= Liu Qingtang =

Chinese ballet dancer

Liu Qingtang (刘庆棠 (Líu Qìngtáng); 1932 – May 2, 2010) was a Chinese ballet dancer who became famous for playing the role of Hong Changqing in the ballet Red Detachment of Women, one of the eight model plays during the Cultural Revolution. He was elevated to Vice Minister of Culture in 1975.

Liu was born in Gai County, Liaoning Province in 1932. He joined the art troupe of the People's Liberation Army in late 1940s, and after the foundation of the People's Republic of China in 1949, he studied ethnic dances and ballet in Beijing and the Soviet Union.

In 1958, Liu became well known in the ballet circuit in China for his rendition of the prince Ziegfried in Swan Lake.

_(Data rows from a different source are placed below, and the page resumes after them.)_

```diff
@@ -186,8 +189,9 @@
     const uint64_t ew = c.ew;
     const MsmPlan pw = c.pw;
     static const uint32_t g2_aside_maxlog = [] { const char *e = probe_env("ZKHIP_G2_ASIDE_MAXLOG"); return e ? (uint32_t)atoi(e) : 21u; }();
+    static const bool lone_aside = [] { const char *e = probe_env("ZKHIP_LONE_G2_ASIDE"); return e ? atoi(e) != 0 : true; }();
     const bool g2_aside = !tails && c.sf != s2 && c.sf != c.s && p->in_flight == 0 && !p->capturing && !p->use_graph &&
-                          p->sv.size() <= ((uint64_t)1 << g2_aside_maxlog);
+                          (p->sv.size() <= ((uint64_t)1 << g2_aside_maxlog) || (q.lone && lone_aside));
     AccumTail t4 = c.tail_of(4);
     if (g2_aside) t4.stream = c.sf;
     launch_msm_accum_g2(q.buckets_g2.p, q.sort_w.offsets.p, q.sort_w.entries.p, p->ptsB2.p, 0, 0, tbw, ew, q.acc_ws_g2.p, q.acc_key[4], q.acc_flag[4], s2, tm ? &q.ev[10] : nullptr, t4);
@@ -246,8 +250,18 @@
         p->slot[si].l1_chunk_min = busy ? thr_min : 0u;
         p->slot[si].l1_chunk_max = busy ? thr_max : 0u;
     }
+    if (!p->capturing) {
+        p->slot[si].lone = p->lone_mode && p->stream_lone && p->in_flight == 0 && !p->use_graph && p->shard_count == 1 && !p->part &&
+                           p->batch == 1 && si % p->lanes == 0 && (p->lone_mode > 1 || p->logn >= p->lone_min_logn);
+    }
     PhaseCtx c(p, si);
     zk_prover::ProofSlot &q = c.q;
+    if (!p->capturing) {
+        const NttPair &np = c.pair();
+        p->last_lone = q.lone ? 1u : 0u;
+        p->last_ntt_groups = np.L ? np.ngroups : 0u;
+        p->last_ntt_threads = np.L && np.ngroups ? (np.g[0] == 11 || np.g[1] == 11 ? 512u : 256u) : 0u;
+    }
     if (!p->capturing) p->launches_at_front = g_kernel_launches.load(std::memory_order_relaxed);
     bool staged = h_wtns != nullptr;
     q.count = 1;
@@ -337,14 +351,18 @@
     if (a2a) launch_chunk_unpack(c.abc, p->pk_use, 3, p->logn, p->log_shards, c.s);
     if (p->pair.L) {
         static const bool skip_ntt = probe_env("ZKHIP_PROBE_SKIP_NTT") != nullptr;
-        launch_ntt_coset_pair(c.abc, nl, (skip_ntt ? 1 : 3) * c.q.count, p->pair, c.s);
+        launch_ntt_coset_pair(c.abc, nl, (skip_ntt ? 1 : 3) * c.q.count, c.pair(), c.s, c.sc, c.q.ev_lone);
     } else {
         launch_ntt_dif_inverse(c.abc, nl, 3 * c.q.count, tb, c.s, local_logn);
-        launch_ntt_dit_forward(c.abc, nl, 3 * c.q.count, tb, c.s, p->tw_coset.p + (p->part ? p->sh.lo : 0), local_logn);
+        if (c.sc != c.s) {
+            HIP_TRY(hipEventRecord(c.q.ev_lone, c.s));
+            HIP_TRY(hipStreamWaitEvent(c.sc, c.q.ev_lone, 0));
+        }
+        launch_ntt_dit_forward(c.abc, nl, 3 * c.q.count, tb, c.sc, p->tw_coset.p + (p->part ? p->sh.lo : 0), local_logn);
     }
     if (a2a) launch_chunk_pack(p->pk_use, c.abc, 3, p->logn, p->log_shards, c.s);
     if (c.q.defer_w) {
-        HIP_TRY(hipEventRecord(c.q.ev_chain, c.s));
+        HIP_TRY(hipEventRecord(c.q.ev_chain, c.sc));
         HIP_TRY(hipStreamWaitEvent(c.s2, c.q.ev_chain, 0));
         enqueue_witness_msms(p, c);
         c.q.defer_w = false;
@@ -361,11 +379,15 @@
     const uint64_t nl = p->nloc;
     Fr *abc = c.abc;
     if (p->part && !p->have_peers) launch_chunk_unpack(abc, p->pk_use, 3, p->logn, p->log_shards, s);
-    launch_abc_to_h(c.h, abc, abc + nl, abc + 2 * nl, nl, s, q.count, 3 * nl);
-    if (q.count < p->batch) HIP_TRY(hipMemsetAsync(c.h + nl * q.count, 0, (size_t)(p->batch - q.count) * nl * sizeof(Fr), s));
-    c.mark(2);
-    c.sort_h->run(c.h + (p->part ? 0 : p->sh.lo), s);
-    c.mark(3);
+    launch_abc_to_h(c.h, abc, abc + nl, abc + 2 * nl, nl, c.sc, q.count, 3 * nl);
+    if (q.count < p->batch) HIP_TRY(hipMemsetAsync(c.h + nl * q.count, 0, (size_t)(p->batch - q.count) * nl * sizeof(Fr), c.sc));
+    c.mark(2, c.sc);
+    c.sort_h->run(c.h + (p->part ? 0 : p->sh.lo), c.sc);
+    c.mark(3, c.sc);
+    if (c.sc != s) {
+        HIP_TRY(hipEventRecord(q.ev_chain, c.sc));
+        HIP_TRY(hipStreamWaitEvent(s, q.ev_chain, 0));
+    }
     launch_msm_accum_g1(c.bH, c.sort_h->offsets.p, c.sort_h->entries.p, p->ptsH.p, 0, 0, c.tbh, c.eh, q.acc_ws_g1[3], q.acc_key[3], q.acc_flag[3], s, c.tm ? &q.ev[17] : nullptr, c.tail_of(3));
     c.mark(4);
     launch_msm_reduce_g1(q.wsum_g1.p + 3 * c.Ww, q.scratch_g1.p + msm_reduce_scratch_points(3, c.pw), c.bH, 1, p->sort_h.plan, c.after(3, s));
diff --git a/rapidsnark-old_amd/lib.py b/rapidsnark-old_amd/lib.py
--- a/rapidsnark-old_amd/lib.py
+++ b/rapidsnark-old_amd/lib.py
@@ -46,7 +46,9 @@
                 ("depth_resident_witness", C.c_uint32), ("batch", C.c_uint32), ("shard_index", C.c_uint32), ("shard_count", C.c_uint32),
                 ("chain_partitioned", C.c_uint32), ("device_bytes_in_use", C.c_uint64), ("device_bytes_total", C.c_uint64),
                 ("kernel_launches_last_proof", C.c_uint64), ("table_rows_h", C.c_uint32), ("table_rows_w", C.c_uint32),
-                ("bucket_sets_h", C.c_uint32), ("bucket_sets_w", C.c_uint32)]
+                ("bucket_sets_h", C.c_uint32), ("bucket_sets_w", C.c_uint32), ("lone_plan", C.c_uint32), ("lone_plan_min_log2n", C.c_uint32),
+                ("last_proof_lone", C.c_uint32), ("last_proof_ntt_groups", C.c_uint32), ("last_proof_ntt_pass_threads", C.c_uint32),
+                ("reserved0", C.c_uint32)]
 
 
 class zk_r1cs_view(C.Structure):
```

In 1964, Liu was cast as Hong Changqing in Red Detachment of Women. This was a task of more politics than of art, as this work was under the auspices and supervision of Jiang Qing, wife of Mao Zedong. The film version of the ballet was released in 1971, and Liu became a household name.

His prominent quality as a ballet dancer and his political savvy enabled him to make leaps and bounds in his political career as well. In February, 1976, Liu was nominated by Jiang Qing and Zhang Chunqiao for the vice minister of the Ministry of Culture.

In the early part of the 21st century, Liu Qingtang returned to Beijing and opened a ballet school there. He died in 2010.